Daisy felt someone’s presence approaching before she saw who it was. She turned slowly with a bit of an anticipatory eye roll, preparing to fend off a typical hotel bar pick-up line from a dude.
The woman’s face was still hidden by shadows, but Daisy knew her voice immediately.
“Excuse me, ma’am. Is this seat taken?” Carol leaned in and winked.
Daisy squealed and jumped off her barstool, abandoning the nearly empty tiki cup on the bar behind her for the night.
“You’re here!” Daisy stopped grinning just long enough to kiss her girlfriend. “Did you just get here?”

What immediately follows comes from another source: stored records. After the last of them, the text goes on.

struct OccLists { const unsigned long long* lists; int nlists; long long stride_words; };
__device__ __forceinline__ void se_occ_commit(const DevMap& m, const OccLists L, unsigned nwg, unsigned first = 0u) {
  if (blockIdx.x < first || blockIdx.x >= first + nwg) return;
  const unsigned wg = blockIdx.x - first;
  for (int li = 0; li < L.nlists; ++li) {
    const unsigned long long* list = L.lists + (long long)li * L.stride_words;
    unsigned long long n = list[0];
    if (n > (unsigned long long)(L.stride_words - 1)) n = (unsigned long long)(L.stride_words - 1);
    for (unsigned long long i = wg * (unsigned long long)blockDim.x + threadIdx.x; i < n; i += (unsigned long long)nwg * blockDim.x) {
      const unsigned long long raw = list[1 + i];
      if (raw & SE_KEY_ACTIVATE) continue;
      const int level = (int)(raw & 0x1FFull);
      if (level < 1 || level > m.leaf_level) continue;
      const unsigned long long code = raw & ~0x1FFull;
      const int sh = m.max_level - level;
      int x = (int)(se_compact21(code) >> sh), y = (int)(se_compact21(code >> 1) >> sh), z = (int)(se_compact21(code >> 2) >> sh);
      if ((unsigned)x >= (1u << level) || (unsigned)y >= (1u << level) || (unsigned)z >= (1u << level)) continue;
      if (level == m.leaf_level) se_mark_coarse(m, x, y, z);
      for (int l = level; l >= 1; --l) {
        const uint32_t c = occ_code(l, x, y, z);
        atomicOr(&m.occ[c >> 5], 1u << (c & 31u));
        x >>= 1; y >>= 1; z >>= 1;
      }
    }
  }
}
__global__ __launch_bounds__(SE_WG) void k_occ_commit(DevMap m, OccLists L) { se_occ_commit(m, L, gridDim.x); }

__global__ __launch_bounds__(SE_WG) void k_zero_chain(DevMap m, const unsigned long long* __restrict__ lists, int nlists, long long stride_words) {
  __shared__ unsigned long long s_best[SE_WG / 64];
  __shared__ unsigned long long s_chain[3];
  unsigned long long lower = 0ull;
  for (int pass = 0; pass < 3; ++pass) {
    unsigned long long best = ~0ull;
    for (int li = 0; li < nlists; ++li) {
      const unsigned long long* list = lists + (long long)li * stride_words;
      unsigned long long n = list[0];
      if (n > (unsigned long long)(stride_words - 1)) n = (unsigned long long)(stride_words - 1);
      for (unsigned long long i = threadIdx.x; i < n; i += SE_WG) {
        const unsigned long long k = list[1 + i];
        if (k & SE_KEY_ACTIVATE) continue;
        if ((pass == 0 || k > lower) && k < best) best = k;
      }
    }
    for (int o = 32; o > 0; o >>= 1) { const unsigned long long v = __shfl_down(best, o); if (v < best) best = v; }
    if ((threadIdx.x & 63) == 0) s_best[threadIdx.x >> 6] = best;
    __syncthreads();
    if (threadIdx.x == 0) {
      unsigned long long b = s_best[0];
      for (int w = 1; w < SE_WG / 64; ++w) if (s_best[w] < b) b = s_best[w];
      s_chain[pass] = b;
    }
    __syncthreads();
    lower = s_chain[pass];
    if (lower == ~0ull) break;
  }
  if (threadIdx.x != 0) return;
  unsigned long long cur = s_chain[0];
  if (cur == ~0ull) return;
  for (int j = 1; j < 3; ++j) {
    const unsigned long long nx = s_chain[j];
    if (nx == ~0ull) break;
    const int lvl = (int)(cur & 0x1FFull);
    const int sh = 3 * (m.max_level - lvl);
    if (((nx & ~0x1FFull) >> sh) == ((cur & ~0x1FFull) >> sh)) cur = nx; else break;
  }
  const int level = (int)(cur & 0x1FFull);
  if (level < 1 || level >= m.leaf_level) return;
  const unsigned long long code = cur & ~0x1FFull;
  for (int l = level + 1; l <= m.leaf_level; ++l) {
    const int sh = m.max_level - l;
    const int x = (int)(se_compact21(code) >> sh), y = (int)(se_compact21(code >> 1) >> sh), z = (int)(se_compact21(code >> 2) >> sh);
    se_insert_octant(m, l, x, y, z);
  }
}

#define SE_SHARD_SUB 64
struct IntegArgs {
  float R[9], t[3];
  float K3[9];
  float cam[12];
  float delta[3];
  float cdelta[3];
  float voxel;
  float mu;
  int stats;
  float maxweight;
  float timestamp;
  int W, H;
  const float* bspline;
  const float* logodds;
  int fast_div;
  int commit_occ;
  OccLists occ_lists;
  uint32_t* ctr_mirror;
  unsigned long long* zero_count;
  const unsigned short* tile_cost;
  int n_tiles;
  int* prio_thr;
  int prio_permille[3];
  uint32_t* ray_order;
  int shard_world, shard_rank;
  unsigned long long* shard_count;
  uint32_t* shard_recs;
  float* shard_vx;
  float* shard_vy;
  uint32_t shard_cap;
};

Carol nodded and hummed in the affirmative, kissing Daisy again. “I put my stuff in our room and then came back down as fast as I could. I needed to see you. You would not believe the day I’ve had.”
“Aw,” Daisy sighed in sympathy. “And you just missed it—Mack proposed!”
Carol smiled again. “I saw it just as I was walking up. Couldn’t hear anything, but I could see it from the path from the hotel.” Carol nodded toward the route she’d taken, a flower-lined walking path that wound around the hotel grounds and down to the beach, like a concrete river making its way to the ocean, but with tourists instead of water.
“Wanna go for a walk and you can tell me about your trip?” Daisy offered. Other couples were breaking off from the party too, most going back up the path to their rooms for the night or headed to the other nearby hotels.
As Carol and Daisy walked, there wasn’t much to see as the ocean was pitch black and the stars were mostly drowned out with light pollution, but the torches and string lights lining the path made it pretty anyway. Carol recounted a stressful day of airport crowds and delayed flights and a missed connection. All for a work presentation for a contractor who ended up rejecting the proposed business deal anyway! The relief of venting to Daisy seemed to deflate Carol’s frustration like a balloon. She’d been about to burst with it, but the combination of Daisy’s hand in hers, the sound of the waves to their left and the rustle of palm trees to the right, and the ocean breeze worked their magic.
“Anyway,” Carol concluded when they reached the point where the path looped back in the direction they’d come from. “It’s over now. And I’m here with you. Just in time to make your birthday week the best ever.”
Daisy leaned in and slipped her arm around Carol’s waist as they rambled vaguely in the direction back to their hotel.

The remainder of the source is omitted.